*** Opening Excerpted records ***

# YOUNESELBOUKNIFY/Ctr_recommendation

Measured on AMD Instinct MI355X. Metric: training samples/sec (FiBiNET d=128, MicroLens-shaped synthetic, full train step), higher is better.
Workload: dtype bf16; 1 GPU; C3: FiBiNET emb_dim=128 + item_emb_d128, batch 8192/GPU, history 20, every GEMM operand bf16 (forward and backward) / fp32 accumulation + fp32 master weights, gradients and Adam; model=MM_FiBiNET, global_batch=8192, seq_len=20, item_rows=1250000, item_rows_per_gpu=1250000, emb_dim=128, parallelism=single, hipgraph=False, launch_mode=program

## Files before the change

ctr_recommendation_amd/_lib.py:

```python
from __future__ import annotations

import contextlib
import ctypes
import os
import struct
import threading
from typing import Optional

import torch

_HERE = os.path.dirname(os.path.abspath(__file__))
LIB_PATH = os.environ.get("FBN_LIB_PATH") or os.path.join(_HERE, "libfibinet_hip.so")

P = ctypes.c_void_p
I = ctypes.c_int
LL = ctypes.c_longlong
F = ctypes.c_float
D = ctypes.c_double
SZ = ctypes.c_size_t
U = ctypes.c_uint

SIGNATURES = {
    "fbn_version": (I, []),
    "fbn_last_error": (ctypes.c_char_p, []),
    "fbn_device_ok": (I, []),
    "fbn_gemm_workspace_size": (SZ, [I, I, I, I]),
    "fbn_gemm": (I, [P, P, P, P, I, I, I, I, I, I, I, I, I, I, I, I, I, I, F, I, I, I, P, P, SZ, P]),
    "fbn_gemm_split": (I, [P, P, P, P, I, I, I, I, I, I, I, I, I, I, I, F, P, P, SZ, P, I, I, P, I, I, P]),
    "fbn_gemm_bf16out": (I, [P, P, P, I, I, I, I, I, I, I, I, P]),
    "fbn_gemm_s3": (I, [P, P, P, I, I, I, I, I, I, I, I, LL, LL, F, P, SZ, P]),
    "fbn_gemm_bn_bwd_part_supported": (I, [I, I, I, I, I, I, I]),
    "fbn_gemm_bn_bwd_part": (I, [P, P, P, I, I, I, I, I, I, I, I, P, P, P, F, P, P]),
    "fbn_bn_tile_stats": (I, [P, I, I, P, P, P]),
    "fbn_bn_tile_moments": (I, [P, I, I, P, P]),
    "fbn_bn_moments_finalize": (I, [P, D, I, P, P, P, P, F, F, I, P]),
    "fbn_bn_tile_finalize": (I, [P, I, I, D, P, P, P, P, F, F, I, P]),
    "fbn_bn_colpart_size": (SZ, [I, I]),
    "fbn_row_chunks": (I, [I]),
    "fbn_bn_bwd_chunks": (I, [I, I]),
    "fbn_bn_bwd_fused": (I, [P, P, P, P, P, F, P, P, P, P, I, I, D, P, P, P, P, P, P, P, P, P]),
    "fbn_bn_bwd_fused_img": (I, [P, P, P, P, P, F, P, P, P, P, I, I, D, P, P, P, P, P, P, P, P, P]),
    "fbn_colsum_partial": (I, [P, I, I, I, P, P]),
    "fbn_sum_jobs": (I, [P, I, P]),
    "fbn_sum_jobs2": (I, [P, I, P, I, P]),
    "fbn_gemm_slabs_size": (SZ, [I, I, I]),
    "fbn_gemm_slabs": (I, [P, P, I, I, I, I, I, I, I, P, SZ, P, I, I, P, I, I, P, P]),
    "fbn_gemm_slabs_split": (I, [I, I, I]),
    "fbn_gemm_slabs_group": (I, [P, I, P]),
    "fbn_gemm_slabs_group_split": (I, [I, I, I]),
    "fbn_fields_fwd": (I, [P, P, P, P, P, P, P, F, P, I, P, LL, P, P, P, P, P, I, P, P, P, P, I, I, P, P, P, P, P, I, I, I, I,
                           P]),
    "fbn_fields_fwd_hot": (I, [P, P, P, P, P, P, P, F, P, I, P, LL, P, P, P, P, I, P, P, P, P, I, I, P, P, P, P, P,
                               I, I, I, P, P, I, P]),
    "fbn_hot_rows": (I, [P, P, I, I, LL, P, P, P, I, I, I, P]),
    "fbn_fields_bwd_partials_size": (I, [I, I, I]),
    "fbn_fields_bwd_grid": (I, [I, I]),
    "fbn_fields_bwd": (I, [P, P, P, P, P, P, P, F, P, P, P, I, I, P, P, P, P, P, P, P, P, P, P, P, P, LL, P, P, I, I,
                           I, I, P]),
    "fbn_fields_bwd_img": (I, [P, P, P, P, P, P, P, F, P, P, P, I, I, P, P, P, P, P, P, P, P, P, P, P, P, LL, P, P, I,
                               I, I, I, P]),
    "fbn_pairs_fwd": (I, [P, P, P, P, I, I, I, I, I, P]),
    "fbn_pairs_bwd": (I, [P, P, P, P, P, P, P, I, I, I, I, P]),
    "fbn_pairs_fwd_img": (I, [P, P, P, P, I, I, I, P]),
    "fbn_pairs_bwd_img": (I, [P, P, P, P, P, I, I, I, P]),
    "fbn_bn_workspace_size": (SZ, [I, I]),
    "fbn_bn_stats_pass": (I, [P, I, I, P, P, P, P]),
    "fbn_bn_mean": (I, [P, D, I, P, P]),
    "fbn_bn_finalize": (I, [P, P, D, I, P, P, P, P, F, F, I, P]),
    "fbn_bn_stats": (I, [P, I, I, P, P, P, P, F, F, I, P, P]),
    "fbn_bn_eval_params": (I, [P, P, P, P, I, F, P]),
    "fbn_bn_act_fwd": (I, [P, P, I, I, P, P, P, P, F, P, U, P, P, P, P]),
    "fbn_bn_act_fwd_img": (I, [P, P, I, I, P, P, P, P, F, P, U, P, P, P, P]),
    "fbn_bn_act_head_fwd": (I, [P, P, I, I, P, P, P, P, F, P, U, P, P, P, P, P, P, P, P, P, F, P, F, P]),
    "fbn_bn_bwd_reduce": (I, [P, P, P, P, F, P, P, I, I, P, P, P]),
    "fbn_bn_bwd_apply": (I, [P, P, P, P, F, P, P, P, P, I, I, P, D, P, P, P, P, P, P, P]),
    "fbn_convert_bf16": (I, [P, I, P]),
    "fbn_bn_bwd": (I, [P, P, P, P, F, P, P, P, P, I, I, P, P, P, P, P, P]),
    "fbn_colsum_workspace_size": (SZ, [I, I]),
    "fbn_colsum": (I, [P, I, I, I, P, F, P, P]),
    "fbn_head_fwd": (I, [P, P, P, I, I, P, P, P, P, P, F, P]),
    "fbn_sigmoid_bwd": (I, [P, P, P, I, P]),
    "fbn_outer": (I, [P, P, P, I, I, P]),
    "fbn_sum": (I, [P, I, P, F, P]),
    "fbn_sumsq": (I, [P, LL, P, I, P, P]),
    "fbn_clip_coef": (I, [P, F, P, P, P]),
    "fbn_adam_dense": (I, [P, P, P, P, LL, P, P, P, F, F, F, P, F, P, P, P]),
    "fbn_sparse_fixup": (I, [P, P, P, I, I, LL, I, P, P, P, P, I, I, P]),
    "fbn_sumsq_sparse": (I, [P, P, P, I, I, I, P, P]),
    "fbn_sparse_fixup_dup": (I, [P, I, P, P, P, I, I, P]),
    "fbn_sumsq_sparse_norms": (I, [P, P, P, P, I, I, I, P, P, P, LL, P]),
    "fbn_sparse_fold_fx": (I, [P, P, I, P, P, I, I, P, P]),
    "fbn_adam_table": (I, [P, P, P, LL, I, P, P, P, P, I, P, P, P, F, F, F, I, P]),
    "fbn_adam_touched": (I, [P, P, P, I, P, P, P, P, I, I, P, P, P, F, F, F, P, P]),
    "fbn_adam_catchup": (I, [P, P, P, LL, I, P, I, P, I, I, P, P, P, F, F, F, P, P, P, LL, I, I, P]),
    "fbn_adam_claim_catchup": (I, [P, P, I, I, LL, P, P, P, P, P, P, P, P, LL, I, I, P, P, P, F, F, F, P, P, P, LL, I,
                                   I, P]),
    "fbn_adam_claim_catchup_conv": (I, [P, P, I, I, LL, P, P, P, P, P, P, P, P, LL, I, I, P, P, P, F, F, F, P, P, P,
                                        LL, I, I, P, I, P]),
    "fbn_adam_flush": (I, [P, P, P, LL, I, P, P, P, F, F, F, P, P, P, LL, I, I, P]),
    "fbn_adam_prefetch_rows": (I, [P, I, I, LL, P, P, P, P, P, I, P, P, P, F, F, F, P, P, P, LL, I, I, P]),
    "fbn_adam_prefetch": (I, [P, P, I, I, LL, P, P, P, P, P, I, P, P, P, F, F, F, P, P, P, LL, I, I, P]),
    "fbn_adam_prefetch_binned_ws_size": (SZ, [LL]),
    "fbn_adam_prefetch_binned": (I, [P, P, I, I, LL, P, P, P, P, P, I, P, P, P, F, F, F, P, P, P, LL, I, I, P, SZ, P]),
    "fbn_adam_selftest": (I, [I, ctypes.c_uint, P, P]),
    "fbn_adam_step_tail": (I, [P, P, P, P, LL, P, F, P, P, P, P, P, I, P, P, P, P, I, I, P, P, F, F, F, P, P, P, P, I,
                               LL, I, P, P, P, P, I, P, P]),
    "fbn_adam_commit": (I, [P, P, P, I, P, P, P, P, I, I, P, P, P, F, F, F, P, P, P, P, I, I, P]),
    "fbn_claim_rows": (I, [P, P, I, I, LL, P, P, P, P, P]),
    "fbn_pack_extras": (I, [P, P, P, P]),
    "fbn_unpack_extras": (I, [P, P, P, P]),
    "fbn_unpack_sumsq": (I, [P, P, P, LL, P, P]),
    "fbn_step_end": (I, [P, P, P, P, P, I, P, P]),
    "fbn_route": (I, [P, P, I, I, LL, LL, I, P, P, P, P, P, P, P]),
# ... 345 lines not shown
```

*** Closing Excerpted records ***

◆ **Exercise instructions**
Please tally the lines of the listing that include the string "from". Give the total alone.

◆ **Written answer**
2